__What you will do__
Go through the entries below from the first line and transcribe each one exactly, ending with the line that contains "upload(yp->xw, xw.data(), sizeof(double)".
Records to process section start
@@ -2615,8 +2642,9 @@
         upload(yp->blkid, blkid.data(), sizeof(int) * blkid.size(), 0);
         upload(yp->cref, cref.data(), sizeof(int) * cref.size(), 0);
         upload(yp->xw, xw.data(), sizeof(double) * xw.size(), 0);
-        upload(yp->ptv, ptv.data(), sizeof(double) * ptv.size(), 0);
-        upload(yp->ptg, ptg.data(), sizeof(int) * ptg.size(), 0);
+        upload(yp->slv, slv.data(), sizeof(double) * slv.size(), 0);
+        upload(yp->slg, slg.data(), sizeof(int) * slg.size(), 0);
+        upload(yp->slp, slp.data(), sizeof(int) * slp.size(), 0);
         upload(yp->map, map.data(), sizeof(int) * map.size(), 0);
         YdArgs &a = yp->a;
         a.w = w;
@@ -2634,8 +2662,9 @@
         a.blkid = yp->blkid.template as<int>();
         a.cref = yp->cref.template as<int>();
         a.xw = yp->xw.template as<double>();
-        a.ptv = yp->ptv.template as<double>();
-        a.ptg = yp->ptg.template as<int>();
+        a.slv = yp->slv.template as<double>();
+        a.slg = yp->slg.template as<int>();
+        a.slp = yp->slp.template as<int>();
         yp->cells = cells;
         yp->built = true;
         std::vector<int> dc(col.begin() + (size_t)(nfg - 1) * G * w, col.end());
@@ -2647,6 +2676,9 @@
             std::fprintf(stderr, "ydirect plan pair %d channels [%d, %d): %lld items, %lld points on %d u-groups, %d work ranges, %.0f columns, "
                          "B cells read %.3g of %.3g needed, na_y %d, blocks of %d, plan %d, rule %.2f -> %s\n", pi, fa, fb, (long long)N,
                          (long long)npts, G, nwg, columns, cells, columns * y.na, y.na, BE, cp ? 1 : 0, direct / ypass, yp->use ? "taken" : "not taken");
+        if (dbg)
+            std::fprintf(stderr, "ydirect slots pair %d channels [%d, %d): %lld pairs, %lld singles, %lld walk slots for %lld points\n", pi, fa, fb,
+                         (long long)npairs, (long long)(npts - 2 * npairs), (long long)slv.size(), (long long)npts);
         return yp;
     }
 
@@ -3646,7 +3678,7 @@
                 vals_need = std::max(vals_need, n0->yd_vals_bytes(yp->a.na_y, yp->a.nwg, fb - fa, tg, yp->a.npts));
                 if (std::getenv("FFTVIS_HIP_DEBUG_YDIRECT")) {
                     int rps, ns;
-                    n0->yd_slices(yp->a.na_y, yp->a.nwg, (fb - fa) * tg, rps, ns);
+                    n0->yd_slices(yp->a.na_y, yp->a.nwg, (fb - fa) * tg, yp->a.npts, rps, ns);
                     const int wgs = yp->a.nwg * (fb - fa) * tg * ns;
                     std::fprintf(stderr, "ydirect launch pair %d channels [%d, %d): %d slices of %d rows (na_y %d), %d workgroups, %d per round\n",
                                  (int)pi, fa, fb, ns, rps, yp->a.na_y, wgs, n0->yd_slot_count());
diff --git a/fftvis_amd/csrc/fv_ydirect.h b/fftvis_amd/csrc/fv_ydirect.h
--- a/fftvis_amd/csrc/fv_ydirect.h
+++ b/fftvis_amd/csrc/fv_ydirect.h
@@ -19,6 +19,7 @@
 static_assert(YD_RESEED % YD_RT == 0, "seeds fall on tile starts");
 static_assert(YD_RT == 32 && YD_RT % YD_RCH == 0, "a tile row index is five bits (k_ydirect's shifts)");
 static_assert(MAX_W % YD_WCH == 0, "whole chunks of footprint cells");
+static_assert(YD_PTM <= 4 && YD_NG * YD_RT / YD_RCH <= 256, "a byte per slot holds its place in D (k_ydirect's dofs)");
 
 __host__ __device__ constexpr int yd_nbcap(int blk) {
     const int a = YD_RAWROW / ((1 << blk) + 1), b = (YD_NLD * YD_THREADS / YD_RT) >> blk;
@@ -40,12 +41,13 @@
     const int *blkid;
     const int *cref;
     const double *xw;
-    const double *ptv;
-    const int *ptg;
+    const double *slv;
+    const int *slg;
+    const int *slp;
 };
 
 inline size_t yd_smem_bytes() {
-    return sizeof(cplx<double>) * (size_t)(YD_RAW + YD_NG * YD_RT) + sizeof(double) * YD_NG * MAX_W +
+    return sizeof(cplx<double>) * (size_t)(YD_RAW + YD_NG * YD_RT + YD_THREADS + 1) + sizeof(double) * (YD_NG * MAX_W + YD_PTM * YD_THREADS) +
            sizeof(int) * (YD_NG * MAX_W + YD_NBMAX);
 }
 
@@ -54,8 +56,10 @@
     extern __shared__ __attribute__((aligned(16))) unsigned char yd_smem[];
     cplx<double> *raw = reinterpret_cast<cplx<double> *>(yd_smem);
     cplx<double> *D = raw + YD_RAW;
-    double *xw_s = reinterpret_cast<double *>(D + YD_NG * YD_RT);
-    int *cref_s = reinterpret_cast<int *>(xw_s + YD_NG * MAX_W);
+    cplx<double> *rot_s = D + YD_NG * YD_RT;
+    double *xw_s = reinterpret_cast<double *>(rot_s + YD_THREADS + 1);
+    double *th_s = xw_s + YD_NG * MAX_W;
+    int *cref_s = reinterpret_cast<int *>(th_s + YD_PTM * YD_THREADS);
     int *bid_s = cref_s + YD_NG * MAX_W;
     const int tid = threadIdx.x, wgi = blockIdx.x, ft = blockIdx.y, fg = ft / a.tg, sl = blockIdx.z;
     const int g0 = a.wg[4 * wgi], ng = min(a.wg[4 * wgi + 1], YD_NG), p0 = a.wg[4 * wgi + 2],
@@ -72,23 +76,34 @@
     }
     if (tid < nb) bid_s[tid] = a.blkid[((int64_t)fg * a.nwg + wgi) * YD_NBMAX + tid];
     const double sc = scale[fg];
-    double th[YD_PTM], dr[YD_PTM], di[YD_PTM], er[YD_PTM], ei[YD_PTM], accr[YD_PTM], acci[YD_PTM];
-    int dofs[YD_PTM];
+    const double beta = a.hy * (sc * a.btcy);
+    if (beta != 0.0) {
+        cplx<double> f;
+        sincos(beta * (double)(sl * a.rps + (tid >> 1) % YD_RT - a.na_y / 2), &f.im, &f.re);
+        rot_s[tid] = f;
+        if (tid == 0) {
+            sincos(beta * (double)YD_RT, &f.im, &f.re);
+            rot_s[YD_THREADS] = f;
+        }
+    }
+    double dr[YD_PTM], di[YD_PTM], er[YD_PTM], ei[YD_PTM], sp[YD_PTM], sq[YD_PTM], sr[YD_PTM], ss[YD_PTM];
+    unsigned dofs = 0;
     bool kon[YD_PTM];
 #pragma unroll
     for (int k = 0; k < YD_PTM; ++k) {
         const int p = tid + k * YD_THREADS;
         kon[k] = k * YD_THREADS + (tid & ~63) < np;
         const int gp = p0 + (p < np ? p : 0);
-        th[k] = a.hy * (sc * a.ptv[gp] - sc * a.btcy);
-        dofs[k] = min(max(a.ptg[gp] - g0, 0), YD_NG - 1) * YD_RT;
-        sincos(th[k], &di[k], &dr[k]);
+        const double th = a.hy * (sc * a.slv[gp]);
+        th_s[p] = th;
+        dofs |= (unsigned)(min(max(a.slg[gp] - g0, 0), YD_NG - 1) * (YD_RT / YD_RCH)) << (8 * k);
+        sincos(th, &di[k], &dr[k]);
         er[k] = 1.0;
         ei[k] = 0.0;
-        accr[k] = acci[k] = 0.0;
+        sp[k] = sq[k] = sr[k] = ss[k] = 0.0;
     }
     const int citem = tid >> 1, cpart = tid & 1;
-    const int cgi = citem / YD_RT, crow = citem % YD_RT;
+    const int cgi = __builtin_amdgcn_readfirstlane(citem / YD_RT), crow = citem % YD_RT;
     const int half = a.na_y / 2;
     const int per = YD_RT << a.blk, pshift = a.blk + 5;
     __syncthreads();
@@ -141,18 +156,24 @@
                 for (int q = 0; q < YD_WCH; ++q)
                     if (gb + q < a.w) sum += v[q] * wv[q];
             }
+            if (beta != 0.0) {
+                const cplx<double> f = rot_s[tid], st = rot_s[YD_THREADS];
+                const double other = __shfl_xor(sum, 1);
+                sum = cpart ? sum * f.re - other * f.im : sum * f.re + other * f.im;
+                rot_s[tid] = {f.re * st.re - f.im * st.im, f.re * st.im + f.im * st.re};
+            }
             reinterpret_cast<double *>(D)[2 * (cgi * YD_RT + crow) + cpart] = sum;
         }
         __syncthreads();
         if ((r0 - rbeg) % YD_RESEED == 0) {
 #pragma unroll
             for (int k = 0; k < YD_PTM; ++k)
-                if (kon[k]) sincos(th[k] * (double)(r0 - half), &ei[k], &er[k]);
+                if (kon[k]) sincos(th_s[tid + k * YD_THREADS] * (double)(r0 - half), &ei[k], &er[k]);
         }
 #pragma unroll
         for (int k = 0; k < YD_PTM; ++k) {
             if (!kon[k]) continue;
-            const cplx<double> *d = D + dofs[k];
+            const cplx<double> *d = D + ((dofs >> (8 * k)) & 255u) * YD_RCH;
 #pragma unroll 1
             for (int rb = 0; rb < YD_RT; rb += YD_RCH) {
                 cplx<double> v[YD_RCH];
Records to process section end
__Answer below__
@@ -2615,8 +2642,9 @@
         upload(yp->blkid, blkid.data(), sizeof(int) * blkid.size(), 0);
         upload(yp->cref, cref.data(), sizeof(int) * cref.size(), 0);
         upload(yp->xw, xw.data(), sizeof(double) * xw.size(), 0);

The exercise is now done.